Love the colors of your bike!

Check out the Wellgo MG-5 pedals from Amazon for $40. I recently put them on my bike and they are a huge upgrade over stock.


----------



## jsmalls73 (Dec 13, 2015)

Rhodyman said:


> Love the colors of your bike!
> 
> Check out the Wellgo MG-5 pedals from Amazon for $40. I recently put them on my bike and they are a huge upgrade over stock.


Thanks, I'll check em out. Yeah I love the colors too, it really does look a lot better in person though.

Sent from my iPhone using Tapatalk


----------



## DETarch (Feb 26, 2011)

Picked up a Raleigh Tokul 3 late last fall. I mostly just stare at it longingly when I walk by, dreaming of warm weather that won't come for another 3 months here in MN.



Mostly stock with the exception of a dropper post and tubeless Contis.


----------



## MagicShite (Oct 20, 2015)

*Custom 2014 Wheeler Protron 10*

Posting pics after doing some cleaning...

My first mountain bike, a fully customized build using the 2014 Wheeler Protron 10. (27.5") I previously came from a hybrid (sold) which I used mainly for commuting.

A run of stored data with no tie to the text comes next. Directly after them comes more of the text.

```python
def merge_records(records):
    rec = np.ascontiguousarray(records, dtype=STATS_DTYPE).reshape(-1)
    out = np.zeros(1, dtype=STATS_DTYPE)
    _ffi.call("lars_stats_merge", _ffi.ptr(rec), rec.size, _ffi.ptr(out))
    return out[0]


def summarize(record):
    count = int(record["count"])
    mean = float(record["sum"]) / count
    sumsq = float(record["sumsq"])
    have_sq = sumsq != 0.0 or (float(record["min"]) == 0.0 and float(record["max"]) == 0.0)
    var = max(sumsq / count - mean * mean, 0.0)
    return {
        "count": count,
        "mean": mean,
        "std": var ** 0.5 if have_sq else None,
        "min": float(record["min"]),
        "max": float(record["max"]),
        "coverage": int(record["above"]) / count * 100.0,
        "hist": np.array(record["hist"], dtype=np.int64),
    }


def local_fold(tile_records, indices=INDEX_NAMES):
    out = np.zeros(3, dtype=STATS_DTYPE)
    for t in indices:
        k = INDEX_IDS[t]
        out[k] = merge_records(tile_records[:, k])
    return out


def timeseries_rows(records, medians, index_type, dates=None):
    k = INDEX_IDS[index_type]
    feature = "Water" if index_type == "NDWI" else "Vegetation"
    rows = []
    for i in range(records.shape[0]):
        r = records[i, k]
        count = int(r["count"])
        rows.append({
            "Date": None if dates is None else dates[i],
            "Mean": float(r["sum"]) / count,
            "Median": float(medians[i, k]),
            "Min": float(r["min"]),
            "Max": float(r["max"]),
            f"{feature} Coverage (%)": int(r["above"]) / count * 100,
        })
    return rows


SELECT_BINS = 2048
SELECT_SLOTS = 1024
MAX_BYTE_SUM = 510


def select_position(x):
    t = (np.asarray(x, dtype=np.float32).astype(np.float64) * 1023.5 + 3071.5).astype(np.float32)
    m = np.ascontiguousarray(t).view(np.uint32) - np.uint32(0x45000000)
    return (m >> np.uint32(12)).astype(np.int64), ((m & np.uint32(0xFFF)) >> np.uint32(2)).astype(np.int64)


# ... 135 lines not shown
```

lars_image_processing_amd/csrc/common.h:

```cpp
#pragma once
#include <hip/hip_runtime.h>
#include <stdint.h>
#include <stdio.h>
#include <string>

#include "host_common.h"

namespace lars {


#define LARS_HIP_TRY(expr)                                                          \
    do {                                                                            \
        hipError_t _e = (expr);                                                     \
        if (_e != hipSuccess)                                                       \
            return ::lars::fail(_e == hipErrorOutOfMemory ? LARS_ERR_OOM : LARS_ERR_HIP, \
                                "%s failed: %s (%s:%d)", #expr, hipGetErrorString(_e), \
                                __FILE__, __LINE__);                                \
    } while (0)

struct ThreadCtx {
    int device = -1;
    hipStream_t stream = nullptr;
    void *ws = nullptr;
    size_t ws_bytes = 0;
    void *scratch = nullptr;
    size_t scratch_bytes = 0;
    void *outline = nullptr;
    size_t outline_bytes = 0;
    int64_t u16_win_tiles = 0;
};

int ensure_ctx(ThreadCtx **out);
int ws_reserve(ThreadCtx *c, size_t bytes);
int scratch_reserve(ThreadCtx *c, size_t bytes);
int outline_reserve(ThreadCtx *c, size_t bytes);

struct Carver {
    char *base;
    size_t off = 0;
    explicit Carver(void *b) : base(static_cast<char *>(b)) {}
    template <typename T>
    T *take(size_t count)
    {
        off = (off + 255) & ~(size_t)255;
        T *p = base ? reinterpret_cast<T *>(base + off) : nullptr;
        off += count * sizeof(T);
        return p;
    }
    size_t bytes() const { return (off + 255) & ~(size_t)255; }
};

template <typename Plan>
int ws_plan(ThreadCtx *c, Plan &&plan)
{
    Carver size(nullptr);
    plan(size);
    LARS_TRY(ws_reserve(c, size.bytes() + 256));
    Carver cv(c->ws);
    plan(cv);
    return LARS_OK;
}
inline hipStream_t pick_stream(ThreadCtx *c, void *stream) {
    return stream ? reinterpret_cast<hipStream_t>(stream) : c->stream;
}

#define LARS_FX_SCALE 4294967296.0
#define LARS_FX_INV (1.0 / 4294967296.0)

struct StatsAccView {
    unsigned long long sum_fx;
    unsigned long long sumsq_fx;
    unsigned long long count;
    unsigned long long above;
    unsigned long long nans;
    unsigned long long min_key;
    unsigned long long max_key;
    double threshold;
    unsigned int index_id;
    unsigned int reserved;
    unsigned long long hist[LARS_HIST_BINS];
};
static_assert(sizeof(StatsAccView) == sizeof(lars_stats), "accumulator view must alias lars_stats");
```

Now I just ride the mountains for training and fun, hence the hard tail. The bike is used for XC and Jamborees. (very little All Mountain Trails from where I came from)

Going to go 2x10 soon. Waiting for the new rotors I just ordered too. The current SLX rotors are quite easily warped unfortunately. (I'm not very good at super long and steep descends yet)


----------



## Rival (Feb 23, 2012)

Rad_Dad said:


> View attachment 1043208
> 
> 
> My 2016 Salsa Fargo X7. Everything is stock with the exception of the SPD M520 pedals. I've only had her for about a week but I haven't taken it out on any real trails/off road yet. I'm hoping to do some bike packing this summer and this will be my vehicle.
> ...


Nice! I'm thinking about picking this exact same model up. How do you like it so far?


----------



## gregster (Nov 16, 2014)

*Decidedly Old-School*

I've got three working MTB's, 2 steel and one aluminum. I never desired a shock-mounted bike, until I inherited the Motobecane - now I love it! My past use was mostly urban, but now I'm drawn to the woods. Can you tell which one is for casual dirt, and which is for grocery-getting? I also have a very old Stumpjumper with the unusual chainstay-mounted U-brake that's next in line for rehabilitation. (Motobecane 400 HT, Gary Fisher Tarpon, Schwinn Frontier)


----------



## gtbeast (Mar 5, 2015)

so..last year I purchased a 2014 GT Karakoram Comp for $380 at Jenson. I knew that the bike had very basic components but I loved the frame geometry and feel. I have slowly upgraded over the past year with my newest upgrade enroute. Here is a list of what I had and then the upgrade:

Seat Original: GT Al Terra / Upgrade: WTB Pro Race
Pedals Original: GT Al Terra/ Upgrade: Shimano SPD
Grips: GT/ Upgrade: ODI Lock On
Cranks Original: Suntour XCM 3x9/ Upgrade: Shimano SLX 2x10
Derailleur Front Original: Shimano Alivio/ Upgrade: Shimano XT
Derailleur Rear Original: Shimano Deore/ Upgrade: Shimano XT
Sifters Original: Shimano Acera/ Upgrade: Shimano SLX
Cassette Original: Sunrace 9spd/ Upgrade: Shimano XT 10 spd
Fork Original: Suntour XCM 100mm/ Upgrade: Rockshox REBA RL 120mm
Wheel Set Original: Alex Double Wall/ Upgrade: Mavic Crossride

Original Price: $380
Upgrades Total: $590
Total: $970
Outcome: 100% HAPPY!

I will post pics once the final upgrades (wheels/fork) are installed


----------



## rc mike (Sep 7, 2014)

gtbeast post some pics 


Sent from my iPhone


----------



## pseudomugil (Mar 23, 2015)

My Jamis Durango sport. 
Upgrades:
Sram X7 type 2.1 derailleur. 
Sram X7 shifter
Sram 11-36 cassette
Wolf tooth wide narrow single ring. 
Syncros bar and stem
Avid db1 brakes
Manitou marvel comp fork
Stan's arch ztr wheels with hope hubs.
Shimano acera crankset and hollow tech bb








Sent from my XT1056 using Tapatalk


----------



## Cedarbranchbiker1 (Apr 7, 2011)

Happy for you that you got it for a song. Most MTB's I see on Ebay, they want original price plus about 10% for used.


----------



## daisoman (Feb 15, 2016)

New to me Kona fire mountain old model but it's mint

Sent from my SM-G900W8 using Tapatalk


----------



## gtbeast (Mar 5, 2015)

I like it, looks clean and ready!


----------



## daisoman (Feb 15, 2016)

Question what psi should I run for trails? 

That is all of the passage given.